Zwei Gesellen auf der Walz haben am Dienstag Station im Pritzwalker Rathaus gemacht und dabei traditionell um eine kleine Unterstützung für ihre Reisekasse gebeten. Zimmerer Louis Eitel und Tischler Nico Schwänz haben sich der Jahrhunderte alten Tradition der Wanderschaft zünftiger Gesellen verpflichtet. Vor Bürgermeister Ronald Thiel und Kämmerin Kornelia Wienke sagten sie ihren Wanderspruch auf: „Es spricht ein Fremder für einen Fremden in der Fremde“, so Nico Schwänz.

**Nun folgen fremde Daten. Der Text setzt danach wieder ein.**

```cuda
int chain_launch(const ChainConv *cc, int nb, float *y, int sm_count, cudaStream_t s) {
  ChainParams p = cc->p;
  p.n0 = 0;
  p.nb = nb;
  p.y = y;
  p.total_tiles = (long long)nb * p.tiles_x * p.tiles_y;
  if (p.total_tiles == 0) return UYD_OK;
  UYD_REQUIRE(p.total_tiles < (1ll << 31), UYD_E_UNSUPPORTED, "conv_chain: %lld tiles exceed the kernel's 32-bit tile index", p.total_tiles);
  const unsigned grid = (unsigned)(p.total_tiles < sm_count ? p.total_tiles : sm_count);
  const int ks1 = p.cb_bytes / 32, ks2 = p.N1 * 2 / 32;
#ifdef UYD_CHAIN_TIMELINE_BUILD
  static long long *dbg_dev = nullptr;
  const bool timeline = getenv("UYD_CHAIN_TIMELINE") && p.total_tiles >= 64ll * grid;
  if (timeline) {
    if (!dbg_dev) cudaMalloc(&dbg_dev, 2 * 64 * 8 * sizeof(long long));
    cudaMemsetAsync(dbg_dev, 0, 2 * 64 * 8 * sizeof(long long), s);
    p.dbg = dbg_dev;
  }
#endif
#define UYD_CHAIN_LAUNCH(A, B, D) UYD_CUDA(launch_pdl(conv_chain_kernel<A, B, D>, dim3(grid), dim3(kChainThreads), cc->smem, s, cc->tm_in, cc->tm_w1, cc->tm_w2, p))
  if (cc->dw) {
    if (ks1 == 2) UYD_CHAIN_LAUNCH(2, 2, true);
    else UYD_CHAIN_LAUNCH(4, 4, true);
  } else if (ks1 == 2 && ks2 == 2) UYD_CHAIN_LAUNCH(2, 2, false);
  else if (ks1 == 2 && ks2 == 4) UYD_CHAIN_LAUNCH(2, 4, false);
  else if (ks1 == 4 && ks2 == 2) UYD_CHAIN_LAUNCH(4, 2, false);
  else UYD_CHAIN_LAUNCH(4, 4, false);
#undef UYD_CHAIN_LAUNCH
#ifdef UYD_CHAIN_TIMELINE_BUILD
  if (timeline) {
    long long h[2 * 64 * 8];
    cudaStreamSynchronize(s);
    cudaMemcpy(h, dbg_dev, sizeof(h), cudaMemcpyDeviceToHost);
    fprintf(stderr, "chain timeline cin=%d N1=%d N2=%d final=%d (tma g1issue g2issue acc1 a2 acc2 done)\n", p.cb_bytes / 2, p.N1, p.N2, p.final_kind);
    for (int t = 0; t < 40; ++t) {
      fprintf(stderr, "  tile %2d:", t);
// ... 12 lines not shown
```

Measured before the change: 32880.

## Pair head box 3x3 conv with depthwise class chain sharing the input halo

Adds a plan pass that merges a standalone 3x3 64-output box-branch conv with a later depthwise STORE chain that reads the same input slice. The merged chain kernel runs the dense conv's 9-tap GEMM on the otherwise idle MMA warp, using the same TMA halo stages. Extra TMEM columns hold its accumulator, and the epilogue warps apply bias and ReLU and write bf16 output. This removes one kernel launch and a second read of the head input, at the cost of more TMEM and shared memory per CTA and a longer epilogue in the chain kernel.

Result: faster. 33440 (median of 6 runs) (+1.7%).

```diff
diff --git a/unina-yolo-dla_b200/csrc/api.cu b/unina-yolo-dla_b200/csrc/api.cu
--- a/unina-yolo-dla_b200/csrc/api.cu
+++ b/unina-yolo-dla_b200/csrc/api.cu
@@ -1,4 +1,5 @@
 #include <cstdarg>
+#include <algorithm>
 #include <cstdlib>
 #include <memory>
 #include <mutex>
@@ -85,6 +86,12 @@
 int cls_branch_launch(int cin, const ClsArgs &a, cudaStream_t s);
 
 struct ChainConv;
+struct ChainBox {
+  void *w_dev;
+  const float *bias;
+  void *out;
+  int out_pitch;
+};
 ChainConv *chain_new();
 void chain_delete(ChainConv *);
 bool chain_supported(int cin, int n1, int n2, int in_pitch, int in_coff);
@@ -95,7 +102,7 @@
 int chain_prepare(ChainConv *cc, int cin, int n1, int n2, void *in_base, int in_pitch, int h, int w, int max_batch,
                   void *w1_dev, void *w2_dev, const float *bias1, const float *bias2, int relu2, int final_kind, int nc,
                   const float *w3_dev, const float *bias3_dev, void *out_base, int out_pitch, int out_f32, int a_total,
-                  int a_off, int y_ch0, int no, float stride_px, int dw1);
+                  int a_off, int y_ch0, int no, float stride_px, int dw1, const ChainBox *box);
 int chain_launch(const ChainConv *cc, int nb, float *y, int sm_count, cudaStream_t s);
 
 struct StemArgs {
@@ -147,6 +154,11 @@
   ChainConv *cc = nullptr;
   std::vector<float> b2_host, w3_host, b3_host;
   float *b2_dev = nullptr, *w3_dev = nullptr, *b3_dev = nullptr;
+  bool paired = false;
+  std::vector<unsigned char> wc_host;
+  std::vector<float> bc_host;
+  void *wc_dev = nullptr;
+  float *bc_dev = nullptr;
   bool quant = false;
   int buf = -1, coff = 0, c = 0, out_buf = -1, out_coff = 0;
 };
@@ -227,6 +239,8 @@
     if (o.b2_dev) cudaFree(o.b2_dev);
     if (o.w3_dev) cudaFree(o.w3_dev);
     if (o.b3_dev) cudaFree(o.b3_dev);
+    if (o.wc_dev) cudaFree(o.wc_dev);
+    if (o.bc_dev) cudaFree(o.bc_dev);
   }
   if (plan->arena) cudaFree(plan->arena);
   for (cudaEvent_t e : plan->timed_ev) cudaEventDestroy(e);
@@ -629,6 +643,74 @@
   return (char *)b.ptr + (size_t)coff * b.elem_bytes();
 }
 
+static void op_buffers(const Op &o, std::vector<int> &rd, std::vector<int> &wr) {
+  rd.clear();
+  wr.clear();
+  switch (o.kind) {
+    case OP_CONV:
+    case OP_CONV_S8:
+      rd = {o.conv.in_buf, o.conv.res_buf, o.conv.pre_buf_p1 - 1};
+      wr = {o.conv.out_buf};
+      break;
+    case OP_CHAIN:
+      rd = {o.chain.in_buf};
+      wr = {o.chain.out_buf};
+      if (o.paired) wr.push_back(o.conv.out_buf);
+      break;
+    case OP_STEM2:
+      wr = {o.out_buf};
+      break;
+    case OP_SPPF:
+      rd = {o.buf};
+      wr = {o.buf};
+      break;
+    default:
+      rd = {o.buf};
+      wr = {o.out_buf};
+      break;
+  }
+}
+
+static void pair_head_convs(uyd_plan *plan, bool halo_off) {
+  if (env_int("UYD_NO_HEAD_PAIR", 0) || halo_off) return;
+  std::vector<Op> &ops = plan->ops;
+  std::vector<int> rd, wr;
+  auto has = [](const std::vector<int> &v, int b) { return b >= 0 && std::find(v.begin(), v.end(), b) != v.end(); };
+  for (size_t i = 0; i < ops.size(); ++i) {
+    const Op &c = ops[i];
+    const uyd_conv &d = c.conv;
+    if (c.kind != OP_CONV || !c.use_tc || d.k != 3 || d.stride != 1 || d.depthwise || !d.relu || d.res_buf >= 0 || d.pre_buf_p1 ||
+        d.in_buf < 0 || d.cout != 64 || !(d.cin == 32 || d.cin == 64) || plan->bufs[d.out_buf].dtype != UYD_BF16 ||
+        d.out_buf == d.in_buf)
+      continue;
+    for (size_t j = i + 1; j < ops.size(); ++j) {
+      const Op &h = ops[j];
+      const uyd_chain &ch = h.chain;
+      if (h.kind == OP_CHAIN && !h.paired && ch.dw1 && ch.final_kind == UYD_CHAIN_STORE && ch.in_buf == d.in_buf &&
+          ch.in_coff == d.in_coff && ch.cin == d.cin && 3 * (ch.n1 + (ch.n2 + 15) / 16 * 16 + 64) <= 512 &&
+          ch.out_buf != d.in_buf && ch.out_buf != d.out_buf) {
+        bool ok = true;
+        for (size_t k = i + 1; k < j && ok; ++k) {
+          op_buffers(ops[k], rd, wr);
+          ok = !has(wr, d.in_buf) && !has(wr, ch.out_buf) && !has(rd, ch.out_buf);
+        }
+        if (ok) {
+          Op m = std::move(ops[j]);
+          m.paired = true;
+          m.conv = d;
+          m.wc_host = std::move(ops[i].w_host);
+          m.bc_host = std::move(ops[i].b_host);
+          ops.erase(ops.begin() + j);
+          ops[i] = std::move(m);
+        }
+        break;
+      }
+      op_buffers(h, rd, wr);
+      if (has(wr, d.in_buf)) break;
+    }
+  }
+}
+
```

Bericht von den bisherigen Stationen

Bei einer Tasse Kaffee erzählten die beiden Gesellen anschließend von den bisherigen Stationen ihrer Reise. Louis Eitel stammt aus Heringsdorf auf Usedom und ist seit etwa zweieinviertel Jahren auf der Walz. Er führt nun seinen Reisegenossen Nico Schwänz in die Gebräuche der Wanderjahre ein. Der Tischler hat in Bad Belzig gelernt und ist erst seit vier Wochen unterwegs.

Weiter Richtung Westen

Einen konkreten Plan haben die beiden jungen Männer nicht. Sie kamen zuletzt aus Neuruppin, davor waren sie in Bayern, Würzburg und Köln. Nach dem Halt in Prit­­­z­walk soll es wieder in Richtung Westen gehen. Gesellen auf der Walz sollen laut Louis Eitel drei Jahre und einen Tag in der Fremde unterwegs sein. Während dieser Zeit sollen sie von Spenden leben oder eben vom Lohn der Arbeit, die sie auf der Walz antreten.

Kein Handy, nicht zu nah am Heimatort

Sie benutzen während dieser Zeit kein Handy und dürfen ihrem Heimatort nicht näher als 15 Kilometer kommen. Der Besuch in Rathäusern, wo sie eine Spende für ihre Reisekasse erhalten, gehört zur Tradition der Wandergesellen. Er wird mit einem Stempel und dem Datum des Besuchs in einem Büchlein vermerkt.